百七十センチの、モデルのようにしなやかで均整の取れた四肢。
外見は完璧な淑女そのものだが、身内だけのくつろいだ時間に向けて、その豊かな胸元がほんの少しだけホッとしたように緩んでいる。
千草は、大将の手元が最もよく見える白木のカウンターの端、いわゆる特等席へと、ロングスカートの裾を淑やかに整えて腰を下ろした。

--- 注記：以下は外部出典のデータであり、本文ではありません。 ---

Baseline: 757.3 million latent-samples/s.

## Add CU-sharing forward variant with half-phase LDS buffers for two workgroups per CU

Adds a PAIR form of the three-term forward kernel: 4 waves, launch bounds allowing two workgroups per CU, and a single weight slot split into two half-phase buffers, so the LDS footprint fits in half a CU. Each phase runs as two half-phases over remapped fragment subsets, each wave streaming its own 6 KiB chunk, with a barrier between halves. It becomes the default for large batches when the plain forward path is used. The aim is to let a second workgroup hide DMA and barrier stalls, at the cost of an extra barrier per phase and tighter register limits.

```diff
diff --git a/latent-space-normalizing-flow_amd/csrc/lsnf_fwd3p.hip b/latent-space-normalizing-flow_amd/csrc/lsnf_fwd3p.hip
--- a/latent-space-normalizing-flow_amd/csrc/lsnf_fwd3p.hip
+++ b/latent-space-normalizing-flow_amd/csrc/lsnf_fwd3p.hip
@@ -9,6 +9,13 @@
 
 #ifndef LSNF_FILLMASK
 #define LSNF_FILLMASK 0x7f
+#endif
+
+#ifndef LSNF_PAIR_DMA_PER_STEP
+#define LSNF_PAIR_DMA_PER_STEP 6
+#endif
+#ifndef LSNF_FWD3Q_LARGE
+#define LSNF_FWD3Q_LARGE 242
 #endif
 
 namespace {
@@ -112,11 +119,15 @@
     for (int j = 0; j < 4; ++j) r[j] = v[j];
     return r;
 }
-template <class PH> constexpr bool first_touch(int i) {
-    for (int j = 0; j < i; ++j)
-        if (PH::at(j).acc == PH::at(i).acc && PH::at(j).s == PH::at(i).s) return false;
-    return true;
-}
+template <class PH> struct FirstTouch {
+    static constexpr bool at(int i) {
+        for (int j = 0; j < i; ++j)
+            if (PH::at(j).acc == PH::at(i).acc && PH::at(j).s == PH::at(i).s) return false;
+        return true;
+    }
+};
+template <class PH> constexpr bool first_touch(int i) { return FirstTouch<PH>::at(i); }
+template <class T> struct TypeTag { using type = T; };
 template <int ST> __device__ __forceinline__ constexpr int unit_quad(int q) { return ST == 2 ? q : (q & ~1); }
 template <int ST> __device__ __forceinline__ constexpr int unit_pair0(int q) { return ST == 2 ? 0 : (q & 1); }
 template <int ST> __device__ __forceinline__ constexpr int unit_st(int q) { return ST == 2 ? (q & 1) : 0; }
@@ -325,9 +336,69 @@
     return n;
 }
 
-template <int WT, int NWAVES, int ST, int STASH = 0>
-__global__ __launch_bounds__(64 * NWAVES, 1) void lsnf_fwd3q_kernel(const Fwd3pArgs a) {
+struct PairMap {
+    static constexpr int src(int kind, int h, int c) {
+        constexpr int T[3][2][4] = {{{0, 1, 4, 5}, {2, 3, 6, 7}}, {{0, 1, 2, 3}, {4, 5, 6, 7}}, {{0, 2, 4, 6}, {1, 3, 5, 7}}};
+        return T[kind][h][c];
+    }
+    static constexpr int kind(int j) { return j < 2 ? 0 : j - 1; }
+    static constexpr unsigned packed(int kind, int h) {
+        unsigned v = 0;
+        for (int c = 0; c < 4; ++c) v |= (unsigned)src(kind, h, c) << (4 * c);
+        return v;
+    }
+    static constexpr int compact(int kind, int h, int chunk) {
+        for (int c = 0; c < 4; ++c)
+            if (src(kind, h, c) == chunk) return c;
+        return -1;
+    }
+    static constexpr bool once(int kind) {
+        for (int chunk = 0; chunk < 8; ++chunk) {
+            int n = 0;
+            for (int h = 0; h < 2; ++h)
+                for (int c = 0; c < 4; ++c) n += src(kind, h, c) == chunk;
+            if (n != 1) return false;
+        }
+        return true;
+    }
+};
+static_assert(PairMap::once(0) && PairMap::once(1) && PairMap::once(2), "the piece tables cover every fragment of a panel exactly once");
+template <class PH, int KIND, int H>
+struct HalfPh {
+    static constexpr int N = 8;
+    static constexpr int btile(int acc) { return PH::btile(acc); }
+    static constexpr StepDesc at(int i) {
+        StepDesc d = PH::at(8 * H + i);
+        d.frag = (PairMap::compact(KIND, H, d.frag / 6) * 2 + d.s) * 3;
+        return d;
+    }
+    static constexpr int valu(int i) { return PH::valu(8 * H + i); }
+    static constexpr int stores(int i) { return PH::stores(8 * H + i); }
+    static constexpr bool resident() {
+        for (int i = 0; i < N; ++i)
+            if (PairMap::compact(KIND, H, PH::at(8 * H + i).frag / 6) < 0) return false;
+        return true;
+    }
+};
+template <class PH, int KIND, int H> struct FirstTouch<HalfPh<PH, KIND, H>> {
+    static constexpr bool at(int i) { return FirstTouch<PH>::at(8 * H + i); }
+};
+static_assert(HalfPh<QhS1a, 0, 0>::resident() && HalfPh<QhS1a, 0, 1>::resident() && HalfPh<QhS1b, 0, 0>::resident() && HalfPh<QhS1b, 0, 1>::resident() &&
+              HalfPh<QhS23, 1, 0>::resident() && HalfPh<QhS23, 1, 1>::resident() && HalfPh<QhS4, 2, 0>::resident() && HalfPh<QhS4, 2, 1>::resident(),
+              "the step order of a half-phase stays inside its four fragments");
+__device__ __forceinline__ void issue_piece_at(const float* __restrict__ gsrc, float* lbuf, int kib, int lane) {
+    const char* sb = reinterpret_cast<const char*>(gsrc) + (size_t)kib * 1024u;
+    const unsigned m0v = (unsigned)(size_t)((LSNF_AS3 char*)lbuf) + (unsigned)kib * 1024u;
+    const unsigned lane_off = (unsigned)lane * 16u;
+    unsigned keep_m0;
+    asm volatile("s_mov_b32 %0, m0\n\ts_mov_b32 m0, %3\n\ts_nop 0\n\tglobal_load_lds_dwordx4 %1, %2\n\ts_mov_b32 m0, %0"
+                 : "=&s"(keep_m0) : "v"(lane_off), "s"(sb), "s"(m0v) : "memory");
+}
+
+template <int WT, int NWAVES, int ST, int STASH = 0, int PAIR = 0>
+__global__ __launch_bounds__(64 * NWAVES, PAIR ? 2 : 1) void lsnf_fwd3q_kernel(const Fwd3pArgs a) {
     static_assert(!STASH || ST == 2, "the stash tile is a wave's 32 rows");
+    static_assert(!PAIR || (STASH == 0 && NWAVES == 4 && ST == 2), "the CU-sharing form: plain forward, one wave per SIMD and workgroup, 32 rows per wave");
     using TS1a = std::conditional_t<STASH != 0, QsS1a, QhS1a>;
     using TS1b = std::conditional_t<STASH != 0, QsS1b, QhS1b>;
     using TS23 = std::conditional_t<STASH == 2, QxS23, std::conditional_t<STASH != 0, QsS23, QhS23>>;
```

過剰な愛想笑いを浮かべることも、無駄口を叩くこともない。
ただ背筋を美しく伸ばし、職人の聖域に静かにその身を置く。
艶やかな黒髪の間から覗く、大粒の『ムゾー・グリーン』のエメラルドのピアスが、昼下がりの柔らかな光を受けて気高く瞬いていた。
第二章:引き算の美学と、最初の一献
「まずは、お酒を。大将の今のおすすめを、冷やで一合いただけますかしら」
「はいよ。それなら、ちょうど良いのが入ってる。地元の『庭のうぐいす』の特別純米でいこう。こいつは派手な吟醸香こそねえが、米の旨味がしっかりと腰を据えていて、最後はきれいにキレる。寿司の脂を邪魔しない名脇役さ」
大将がカウンター越しに差し出したのは、ガラスの表面に細かな霜をまとった涼しげな徳利と、精緻なカッティングが施された、江戸切子のお猪口だった。
千草は細い指先で徳利を手に取ると、お猪口にトトト……と静かに、表面を波立てないよう酒を注ぐ。
まずは器を鼻先に近づけ、ふくよかで透明感のある米の香りをゆっくりと愉しんだ。
それから、薄いガラスの縁を、そっとキリリと引き締まった唇に当てる。
ゆっくりと、舌の上でお酒を転がし、喉の奥へと滑らせる。
「……ふぅ。美味しい。お米のふくよかな甘みの後に、風花町の清流のような綺麗な酸が追いかけてきますわね。仕込みの熱で少し火照った身体に、心地よく染み渡ります」
千草はそう言って、お猪口を白木の上に戻した。
ここで、すぐに「次」の肴を矢継ぎ早に注文することはしない。
お酒の静かな余韻が完全に舌の上から消え去るのを待つように、静かに大将の包丁捌きを見つめる。
その背筋の伸びた佇まいは、ただ酔いを求める大酒飲みのそれでは決してなく、お酒の一滴一滴の命を尊び、場を温める時間を慈しむ「通」の所作そのものだった。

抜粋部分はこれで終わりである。